Note: Opinions expressed are solely my own and do not express the views or opinions of my employer.
As a data scientist who has been munging data and building machine learning models in tools like R, Python and other software(s) (open source and proprietary), I had always longed for a world without technical limitations. A world which would allow me to create data structures (data scientists usually call them vectors, matrices or dataframes) of virtually any size (i.e. big), manipulate them, and use them in machine learning models. A world where I can do all these fancy things without having to worry about whether I can fit them in memory; without having to wait for hours on end for my computations to finish (data scientists are an impatient breed) and without needing to write lots of code to merely compute a dot product between two vectors.
The seeds of my data science utopia were sown many years ago with the advent of Apache Hadoop and the MapReduce programming model. It solved the problem of storing and processing large amounts of data. A few years later, Apache Mahout was developed on top of MapReduce which provided implementations of machine learning algorithms. It all seemed too good to be true.
However IMHO, MapReduce as good as it is for lots of data processing workloads and use-cases, it didn’t seem to be best suited for data scientists. Its lack of interactive data analysis capability, coupled with the need to write very verbose mappers and reducers in Java (or in other languages using Hadoop Streaming) was never going to be liked by the Data Science community. This didn’t mean that the dream was over……..Apache Spark came to the rescue!!
For the uninitiated, Apache Spark is an in-memory, distributed, data processing engine, designed to run on top of distributed storage systems like HDFS. As a data scientist, Spark whets my appetite for a number of reasons.
To me, speed of analysis matters. It’s no good if you have to wait for hours to get results of a correlation matrix just to forget why you ran it in the first place. The ability to do train-of-thought analysis interactively on large volumes of data is one of the most important features that distinguishes Apache Spark from other data processing engines.
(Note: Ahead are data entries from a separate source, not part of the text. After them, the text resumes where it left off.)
# samiazirar/mvtracker

Hardware: AMD Instinct MI355X
Metric: query-points*frames/sec, 4-view 24-frame 512x512 @1024 queries (higher is better)
Workload: dtype bf16; 1 GPU; c3: 4-view synthetic 24-frame 512x512, 1024 queries, bf16 (configs[2], the metric's config); 4-view 24-frame 512x512, 1024 queries per GPU, corr K=16 x 4 levels, iters=4, 3 windows, random-init weights (seeded recipe); queries_total=1024, parallelism=query-shard x1, frame_store=bf16 rows

## Files before the change

mvtracker_amd/csrc/encoder_forward.hip:

```cpp
#include "common.h"
#include <stdlib.h>

namespace {

inline long long align256(long long b) { return (b + 255) & ~255LL; }

struct Plan {
  long long stem, z0, y, s[4], d, cat, c2, part, st, total;
  long long st_ch;
};

inline Plan plan(long long n, int H, int W, int C) {
  const long long h2 = H / 2, w2 = W / 2, hs = H / 4, ws = W / 4;
  Plan P{};
  long long o = 0;
  auto take = [&](long long bytes) { const long long at = o; o += align256(bytes); return at; };
  const long long big = n * h2 * w2 * 64 * 2;
  P.stem = take(big);
  P.z0 = take(big);
  P.y = take(big);
  const int couts[4] = {64, 96, 128, 128};
  long long hh = h2, ww = w2;
  for (int l = 0; l < 4; ++l) {
    if (l) {
      hh = (hh - 1) / 2 + 1;
      ww = (ww - 1) / 2 + 1;
    }
    P.s[l] = take(n * hh * ww * couts[l] * 2);
  }
  P.d = take(n * hs * ws * 96 * 2);
  P.cat = take(n * hs * ws * 416 * 2);
  P.c2 = take(n * hs * ws * 2 * C * 2);
  const long long slots_max = ((h2 + 7) / 8) * ((w2 + 31) / 32);
  P.st_ch = 2 * C > 256 ? 2 * C : 256;
  P.part = take(n * slots_max * P.st_ch * 2 * 4);
  P.st = take(8 * n * P.st_ch * 2 * 4);
  P.total = o;
  return P;
}

}

extern "C" long long mvt_encoder_workspace_bytes(int n, int H, int W, int C) {
  if (n <= 0 || H < 16 || W < 16 || C <= 0) return -1;
  return plan(n, H, W, C).total;
}

#define ENC_TRY(call)              \
  do {                             \
    const int rc_ = (call);        \
    if (rc_ != MVT_OK) return rc_; \
  } while (0)

int mvt_detail_conv_rows_slots(int Ho, int Wo, int tile_rows);
int mvt_detail_conv_rows_tile_rows(int ksize, int stride, int Ho);
int mvt_detail_stem7x7_rows_src(const float* in, const void* rgb, int rgb_u8, int rgb_V, int rgb_T, long long rgb_img0, const unsigned short* w,
                                int ldw, const float* bias, void* out, int n, int H, int W, int Cout, int ldo, int io_flags, float* out_partial,
                                hipStream_t stream);

static int encoder_run(const mvt_encoder_weights* w, const float* x4, const void* rgb, int rgb_u8, int rgb_V, int rgb_T, long long img0,
                       int n, int H, int W, void* out_rows, int ldo, int out_bf16, void* workspace, long long workspace_bytes, void* stream) {
  MVT_REQUIRE(w && (x4 || rgb) && out_rows && workspace && n > 0 && H >= 16 && W >= 16 && H % 4 == 0 && W % 4 == 0);
  const int C = w->latent_dim;
  MVT_REQUIRE(C > 0 && C % 32 == 0 && ldo >= C && (out_bf16 == 0 || out_bf16 == 1));
  const Plan P = plan(n, H, W, C);
  MVT_REQUIRE(workspace_bytes >= P.total && ((uintptr_t)workspace % 256) == 0);
  for (int i = 0; i < MVT_ENCODER_CONVS; ++i) MVT_REQUIRE(w->conv[i].w && w->conv[i].b);
  char* base = (char*)workspace;
  float* part = (float*)(base + P.part);
  float* stb = (float*)(base + P.st);
  const long long st_stride = (long long)n * P.st_ch * 2;
  int st_next = 0;
  auto new_st = [&]() { float* s = stb + (st_next % 8) * st_stride; ++st_next; return s; };
  const int BF = MVT_IO_IN_BF16 | MVT_IO_OUT_BF16;

  auto conv = [&](int ci, const void* in, int io_in, void* out, int hh, int ww, int cin, int cout, int k, int stride, int pad, int ld_out,
                  const float* in_stats, float** st_out, int io_out) -> int {
    const mvt_conv_weights& cw = w->conv[ci];
    const int ho = (hh + 2 * pad - k) / stride + 1, wo = (ww + 2 * pad - k) / stride + 1;
    float* pp = nullptr;
    int slots = 0;
    if (st_out) {
      slots = mvt_conv2d_stat_slots(hh, ww, cin, k, k, stride, pad, 0);
      MVT_REQUIRE(slots > 0);
      pp = part;
    }
    ENC_TRY(mvt_conv2d_bf16(in, cw.w, nullptr, cw.b, out, n, hh, ww, cin, cout, k, k, stride, pad, ld_out, MVT_ACT_NONE,
                            io_in | io_out | (w->short_workgroups ? MVT_IO_SHORT_WG : 0), in_stats, pp, stream));
    if (st_out) {
      *st_out = new_st();
      ENC_TRY(mvt_instnorm_finish_slots(pp, slots, *st_out, n, (long long)ho * wo, cout, stream));
    }
    return MVT_OK;
  };

  const int h2 = H / 2, w2 = W / 2;
  float* st_stem = nullptr;
  if (x4) {
    ENC_TRY(conv(0, x4, 0, base + P.stem, H, W, 4, 64, 7, 2, 3, 64, nullptr, &st_stem, MVT_IO_OUT_BF16));
  } else {
    const mvt_conv_weights& cw = w->conv[0];
    const int slots = mvt_detail_conv_rows_slots(h2, w2, mvt_detail_conv_rows_tile_rows(7, 2, h2));
    ENC_TRY(mvt_detail_stem7x7_rows_src(nullptr, rgb, rgb_u8, rgb_V, rgb_T, img0, cw.w, (7 * 32 + 63) & ~63, cw.b, base + P.stem, n, H, W, 64, 64,
                                        MVT_IO_OUT_BF16, part, mvt_stream(stream)));
    st_stem = new_st();
    ENC_TRY(mvt_instnorm_finish_slots(part, slots, st_stem, n, (long long)h2 * w2, 64, stream));
  }

  auto res_block = [&](int c1, int c2, int cd, const void* xin, const float* x_stats, int hh, int ww, int cin, int cout, int stride,
                       void* zout) -> int {
    const int ho = (hh + 2 - 3) / stride + 1, wo = (ww + 2 - 3) / stride + 1;
    float *s1 = nullptr, *s2 = nullptr, *sd = nullptr;
    static const bool no_fold = getenv("MVT_FOLD_DOWNSAMPLE") && atoi(getenv("MVT_FOLD_DOWNSAMPLE")) == 0;
    const bool fold = cd >= 0 && stride == 2 && !x_stats && cout % 32 == 0 && !no_fold;
    if (fold) {
      const int slots = mvt_conv2d_stat_slots(hh, ww, cin, 3, 3, 2, 1, 0);
      MVT_REQUIRE(slots > 0);
      float* part_d = part + (long long)n * slots * cout * 2;
      ENC_TRY(mvt_conv3x3s2_down_bf16(xin, w->conv[c1].w, w->conv[c1].b, w->conv[cd].w, w->conv[cd].b, base + P.y, base + P.d, n, hh, ww, cin,
                                      cout, cout, part, part_d, stream));
      s1 = new_st();
      ENC_TRY(mvt_instnorm_finish_slots(part, slots, s1, n, (long long)ho * wo, cout, stream));
      sd = new_st();
      ENC_TRY(mvt_instnorm_finish_slots(part_d, slots, sd, n, (long long)ho * wo, cout, stream));
    } else {
      ENC_TRY(conv(c1, xin, MVT_IO_IN_BF16, base + P.y, hh, ww, cin, cout, 3, stride, 1, cout, x_stats, &s1, MVT_IO_OUT_BF16));
    }
    ENC_TRY(conv(c2, base + P.y, MVT_IO_IN_BF16, zout, ho, wo, cout, cout, 3, 1, 1, cout, s1, &s2, MVT_IO_OUT_BF16));
    const void* skip = xin;
    const float* skip_stats = x_stats;
    int flags = BF | (x_stats ? MVT_APPLY_SKIP_RELU : 0);
    if (cd >= 0) {
      if (!fold) ENC_TRY(conv(cd, xin, MVT_IO_IN_BF16, base + P.d, hh, ww, cin, cout, 1, stride, 0, cout, nullptr, &sd, MVT_IO_OUT_BF16));
      skip = base + P.d;
      skip_stats = sd;
      flags = BF;
    }
    return mvt_instnorm_apply(zout, s2, skip, skip_stats, zout, n, (long long)ho * wo, cout, flags, stream);
  };

  const void* stage[4];
  int sh[4], sw[4], sc[4];
  const void* xin = base + P.stem;
  const float* xst = st_stem;
  int hh = h2, ww = w2, cin = 64;
  const int couts[4] = {64, 96, 128, 128}, strides[4] = {1, 2, 2, 2};
  for (int l = 0; l < 4; ++l) {
    const int b0 = 1 + 5 * l, cout = couts[l], stride = strides[l];
    ENC_TRY(res_block(b0, b0 + 1, l == 0 ? -1 : b0 + 2, xin, xst, hh, ww, cin, cout, stride, base + P.z0));
    hh = (hh + 2 - 3) / stride + 1;
    ww = (ww + 2 - 3) / stride + 1;
    ENC_TRY(res_block(b0 + 3, b0 + 4, -1, base + P.z0, nullptr, hh, ww, cout, cout, 1, base + P.s[l]));
    stage[l] = base + P.s[l]; sh[l] = hh; sw[l] = ww; sc[l] = cout;
    xin = base + P.s[l]; xst = nullptr; cin = cout;
  }
  const int hs = H / 4, ws = W / 4;
  ENC_TRY(mvt_concat_resize_bilinear_ac(4, stage, sh, sw, sc, base + P.cat, n, hs, ws, 416, BF, stream));
  float* st_c2 = nullptr;
  ENC_TRY(conv(21, base + P.cat, MVT_IO_IN_BF16, base + P.c2, hs, ws, 416, 2 * C, 3, 1, 1, 2 * C, nullptr, &st_c2, MVT_IO_OUT_BF16));
  ENC_TRY(conv(22, base + P.c2, MVT_IO_IN_BF16, out_rows, hs, ws, 2 * C, C, 1, 1, 0, ldo, st_c2, nullptr, out_bf16 ? MVT_IO_OUT_BF16 : 0));
  return MVT_OK;
}

extern "C" int mvt_encoder_forward(const mvt_encoder_weights* w, const float* x4, int n, int H, int W, void* out_rows, int ldo,
                                   int out_bf16, void* workspace, long long workspace_bytes, void* stream) {
  MVT_REQUIRE(x4);
  return encoder_run(w, x4, nullptr, 0, 0, 0, 0, n, H, W, out_rows, ldo, out_bf16, workspace, workspace_bytes, stream);
}

extern "C" int mvt_encoder_forward_rgb(const mvt_encoder_weights* w, const void* rgbs, int is_u8, int V, int T, long long img0, int n, int H,
                                       int W, void* out_rows, int ldo, int out_bf16, void* workspace, long long workspace_bytes,
                                       void* stream) {
  MVT_REQUIRE(rgbs && (is_u8 == 0 || is_u8 == 1) && V > 0 && T > 0 && img0 >= 0 && n > 0 && img0 + n <= (long long)V * T);
  return encoder_run(w, nullptr, rgbs, is_u8, V, T, img0, n, H, W, out_rows, ldo, out_bf16, workspace, workspace_bytes, stream);
}
```

Measured before the change: 1.010 million query-points*frames/s.

## Process encoder stem and first layer in image groups sized to cache budget

Splits the stem and layer-0 residual blocks into groups of images, sized so the three large half-resolution bf16 buffers fit an 80MB budget when short_workgroups is set; otherwise the group is the whole batch. Each group runs stem, conv, instnorm and apply back to back so the intermediates can stay resident in the last-level cache rather than spilling to HBM. Later layers still run on the full batch. In exchange it launches more, smaller kernels with less parallelism per launch, and the stats-buffer indexing gets more complex.

```diff
diff --git a/mvtracker_amd/csrc/encoder_forward.hip b/mvtracker_amd/csrc/encoder_forward.hip
--- a/mvtracker_amd/csrc/encoder_forward.hip
+++ b/mvtracker_amd/csrc/encoder_forward.hip
@@ -39,6 +39,19 @@
   return P;
 }
 
+constexpr long long GROUP_BUDGET_SHARED = 80LL << 20;
+inline int group_size(int n, int h2, int w2, int shared, int* g_out) {
+  long long g = shared ? GROUP_BUDGET_SHARED / (3LL * h2 * w2 * 64 * 2) : n;
+  if (g < 1) g = n;
+  if (const char* e = getenv("MVT_ENC_GROUP")) {
+    const long v = strtol(e, nullptr, 10);
+    if (v < 0) return MVT_ERR_ARG;
+    if (v > 0) g = v;
+  }
+  *g_out = (int)(g > n ? n : g);
+  return MVT_OK;
+}
+
 }
 
 extern "C" long long mvt_encoder_workspace_bytes(int n, int H, int W, int C) {
@@ -73,86 +86,106 @@
   int st_next = 0;
   auto new_st = [&]() { float* s = stb + (st_next % 8) * st_stride; ++st_next; return s; };
   const int BF = MVT_IO_IN_BF16 | MVT_IO_OUT_BF16;
+  const int h2 = H / 2, w2 = W / 2;
+  int g = n;
+  ENC_TRY(group_size(n, h2, w2, w->short_workgroups, &g));
+
+  int ga = 0, gn = n;
+  auto img = [&](const void* p, long long bytes_per_image) { return (char*)p + ga * bytes_per_image; };
+  auto rows_of = [&](const float* table, int ch) { return table ? table + (long long)ga * ch * 2 : nullptr; };
 
   auto conv = [&](int ci, const void* in, int io_in, void* out, int hh, int ww, int cin, int cout, int k, int stride, int pad, int ld_out,
                   const float* in_stats, float** st_out, int io_out) -> int {
     const mvt_conv_weights& cw = w->conv[ci];
     const int ho = (hh + 2 * pad - k) / stride + 1, wo = (ww + 2 * pad - k) / stride + 1;
+    const long long in_img = (long long)hh * ww * cin * (io_in & MVT_IO_IN_BF16 ? 2 : 4);
+    const long long out_img = (long long)ho * wo * ld_out * (io_out & MVT_IO_OUT_BF16 ? 2 : 4);
     float* pp = nullptr;
     int slots = 0;
     if (st_out) {
       slots = mvt_conv2d_stat_slots(hh, ww, cin, k, k, stride, pad, 0);
       MVT_REQUIRE(slots > 0);
-      pp = part;
-    }
-    ENC_TRY(mvt_conv2d_bf16(in, cw.w, nullptr, cw.b, out, n, hh, ww, cin, cout, k, k, stride, pad, ld_out, MVT_ACT_NONE,
-                            io_in | io_out | (w->short_workgroups ? MVT_IO_SHORT_WG : 0), in_stats, pp, stream));
+      pp = part + (long long)ga * slots * cout * 2;
+    }
+    ENC_TRY(mvt_conv2d_bf16(img(in, in_img), cw.w, nullptr, cw.b, img(out, out_img), gn, hh, ww, cin, cout, k, k, stride, pad, ld_out,
+                            MVT_ACT_NONE, io_in | io_out | (w->short_workgroups ? MVT_IO_SHORT_WG : 0), rows_of(in_stats, cin), pp, stream));
     if (st_out) {
       *st_out = new_st();
-      ENC_TRY(mvt_instnorm_finish_slots(pp, slots, *st_out, n, (long long)ho * wo, cout, stream));
+      ENC_TRY(mvt_instnorm_finish_slots(pp, slots, (float*)rows_of(*st_out, cout), gn, (long long)ho * wo, cout, stream));
     }
     return MVT_OK;
   };
 
-  const int h2 = H / 2, w2 = W / 2;
-  float* st_stem = nullptr;
-  if (x4) {
-    ENC_TRY(conv(0, x4, 0, base + P.stem, H, W, 4, 64, 7, 2, 3, 64, nullptr, &st_stem, MVT_IO_OUT_BF16));
-  } else {
+  auto stem = [&](float** st_stem) -> int {
+    if (x4) return conv(0, x4, 0, base + P.stem, H, W, 4, 64, 7, 2, 3, 64, nullptr, st_stem, MVT_IO_OUT_BF16);
     const mvt_conv_weights& cw = w->conv[0];
     const int slots = mvt_detail_conv_rows_slots(h2, w2, mvt_detail_conv_rows_tile_rows(7, 2, h2));
-    ENC_TRY(mvt_detail_stem7x7_rows_src(nullptr, rgb, rgb_u8, rgb_V, rgb_T, img0, cw.w, (7 * 32 + 63) & ~63, cw.b, base + P.stem, n, H, W, 64, 64,
-                                        MVT_IO_OUT_BF16, part, mvt_stream(stream)));
-    st_stem = new_st();
-    ENC_TRY(mvt_instnorm_finish_slots(part, slots, st_stem, n, (long long)h2 * w2, 64, stream));
-  }
+    float* pp = part + (long long)ga * slots * 64 * 2;
+    ENC_TRY(mvt_detail_stem7x7_rows_src(nullptr, rgb, rgb_u8, rgb_V, rgb_T, img0 + ga, cw.w, (7 * 32 + 63) & ~63, cw.b,
+                                        img(base + P.stem, (long long)h2 * w2 * 64 * 2), gn, H, W, 64, 64, MVT_IO_OUT_BF16, pp, mvt_stream(stream)));
+    *st_stem = new_st();
+    return mvt_instnorm_finish_slots(pp, slots, (float*)rows_of(*st_stem, 64), gn, (long long)h2 * w2, 64, stream);
+  };
 
   auto res_block = [&](int c1, int c2, int cd, const void* xin, const float* x_stats, int hh, int ww, int cin, int cout, int stride,
                        void* zout) -> int {
     const int ho = (hh + 2 - 3) / stride + 1, wo = (ww + 2 - 3) / stride + 1;
+    const long long in_img = (long long)hh * ww * cin * 2, out_img = (long long)ho * wo * cout * 2;
     float *s1 = nullptr, *s2 = nullptr, *sd = nullptr;
     static const bool no_fold = getenv("MVT_FOLD_DOWNSAMPLE") && atoi(getenv("MVT_FOLD_DOWNSAMPLE")) == 0;
     const bool fold = cd >= 0 && stride == 2 && !x_stats && cout % 32 == 0 && !no_fold;
     if (fold) {
       const int slots = mvt_conv2d_stat_slots(hh, ww, cin, 3, 3, 2, 1, 0);
       MVT_REQUIRE(slots > 0);
-      float* part_d = part + (long long)n * slots * cout * 2;
-      ENC_TRY(mvt_conv3x3s2_down_bf16(xin, w->conv[c1].w, w->conv[c1].b, w->conv[cd].w, w->conv[cd].b, base + P.y, base + P.d, n, hh, ww, cin,
-                                      cout, cout, part, part_d, stream));
+      float* part_3 = part + (long long)ga * slots * cout * 2;
+      float* part_d = part_3 + (long long)n * slots * cout * 2;
+      ENC_TRY(mvt_conv3x3s2_down_bf16(img(xin, in_img), w->conv[c1].w, w->conv[c1].b, w->conv[cd].w, w->conv[cd].b, img(base + P.y, out_img),
+                                      img(base + P.d, out_img), gn, hh, ww, cin, cout, cout, part_3, part_d, stream));
       s1 = new_st();
-      ENC_TRY(mvt_instnorm_finish_slots(part, slots, s1, n, (long long)ho * wo, cout, stream));
+      ENC_TRY(mvt_instnorm_finish_slots(part_3, slots, (float*)rows_of(s1, cout), gn, (long long)ho * wo, cout, stream));
       sd = new_st();
-      ENC_TRY(mvt_instnorm_finish_slots(part_d, slots, sd, n, (long long)ho * wo, cout, stream));
+      ENC_TRY(mvt_instnorm_finish_slots(part_d, slots, (float*)rows_of(sd, cout), gn, (long long)ho * wo, cout, stream));
     } else {
       ENC_TRY(conv(c1, xin, MVT_IO_IN_BF16, base + P.y, hh, ww, cin, cout, 3, stride, 1, cout, x_stats, &s1, MVT_IO_OUT_BF16));
     }
     ENC_TRY(conv(c2, base + P.y, MVT_IO_IN_BF16, zout, ho, wo, cout, cout, 3, 1, 1, cout, s1, &s2, MVT_IO_OUT_BF16));
     const void* skip = xin;
+    long long skip_img = in_img;
     const float* skip_stats = x_stats;
     int flags = BF | (x_stats ? MVT_APPLY_SKIP_RELU : 0);
     if (cd >= 0) {
       if (!fold) ENC_TRY(conv(cd, xin, MVT_IO_IN_BF16, base + P.d, hh, ww, cin, cout, 1, stride, 0, cout, nullptr, &sd, MVT_IO_OUT_BF16));
       skip = base + P.d;
+      skip_img = out_img;
       skip_stats = sd;
       flags = BF;
     }
-    return mvt_instnorm_apply(zout, s2, skip, skip_stats, zout, n, (long long)ho * wo, cout, flags, stream);
-  };
-
-  const void* stage[4];
-  int sh[4], sw[4], sc[4];
-  const void* xin = base + P.stem;
-  const float* xst = st_stem;
-  int hh = h2, ww = w2, cin = 64;
+    return mvt_instnorm_apply(img(zout, out_img), rows_of(s2, cout), img(skip, skip_img), rows_of(skip_stats, cout), img(zout, out_img), gn,
+                              (long long)ho * wo, cout, flags, stream);
+  };
+
   const int couts[4] = {64, 96, 128, 128}, strides[4] = {1, 2, 2, 2};
-  for (int l = 0; l < 4; ++l) {
+  auto layer = [&](int l, const void* xin, const float* xst, int hh, int ww, int cin) -> int {
     const int b0 = 1 + 5 * l, cout = couts[l], stride = strides[l];
     ENC_TRY(res_block(b0, b0 + 1, l == 0 ? -1 : b0 + 2, xin, xst, hh, ww, cin, cout, stride, base + P.z0));
     hh = (hh + 2 - 3) / stride + 1;
     ww = (ww + 2 - 3) / stride + 1;
-    ENC_TRY(res_block(b0 + 3, b0 + 4, -1, base + P.z0, nullptr, hh, ww, cout, cout, 1, base + P.s[l]));
-    stage[l] = base + P.s[l]; sh[l] = hh; sw[l] = ww; sc[l] = cout;
-    xin = base + P.s[l]; xst = nullptr; cin = cout;
+    return res_block(b0 + 3, b0 + 4, -1, base + P.z0, nullptr, hh, ww, cout, cout, 1, base + P.s[l]);
+  };
+
+  for (ga = 0; ga < n; ga += g) {
+    gn = n - ga < g ? n - ga : g;
+    st_next = 0;
+    float* st_stem = nullptr;
+    ENC_TRY(stem(&st_stem));
+    ENC_TRY(layer(0, base + P.stem, st_stem, h2, w2, 64));
+  }
+  ga = 0, gn = n;
+  const void* stage[4] = {base + P.s[0]};
+  int sh[4] = {h2}, sw[4] = {w2}, sc[4] = {64};
+  for (int l = 1; l < 4; ++l) {
+    ENC_TRY(layer(l, base + P.s[l - 1], nullptr, sh[l - 1], sw[l - 1], sc[l - 1]));
+    stage[l] = base + P.s[l]; sh[l] = (sh[l - 1] - 1) / 2 + 1; sw[l] = (sw[l - 1] - 1) / 2 + 1; sc[l] = couts[l];
   }
   const int hs = H / 4, ws = W / 4;
   ENC_TRY(mvt_concat_resize_bilinear_ac(4, stage, sh, sw, sc, base + P.cat, n, hs, ws, 416, BF, stream));
```

After: 1.051 million query-points*frames/s (median of 6 runs). 1.04x the previous value.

The ability to write succinct code to accomplish data science tasks was never the forte of MapReduce jobs. Spark has nailed this with its high-level API in Scala and Python (a widely used scripting language in the data science community). Add to this, its MLlib package which provides implementations for a number of feature extraction and machine learning techniques.
Finally, Spark processes big data. Don’t think I need to say more on this other than, in my view (with a few ifs and buts), more data beats clever algorithms. Maybe more on this in a different post.
As is the case with most things in life, every technology goes through it's peaks and troughs. For now, those data scientists who dream of a similar utopia, will find in Spark a much needed ray of hope…..Welcome to Sparkling Land.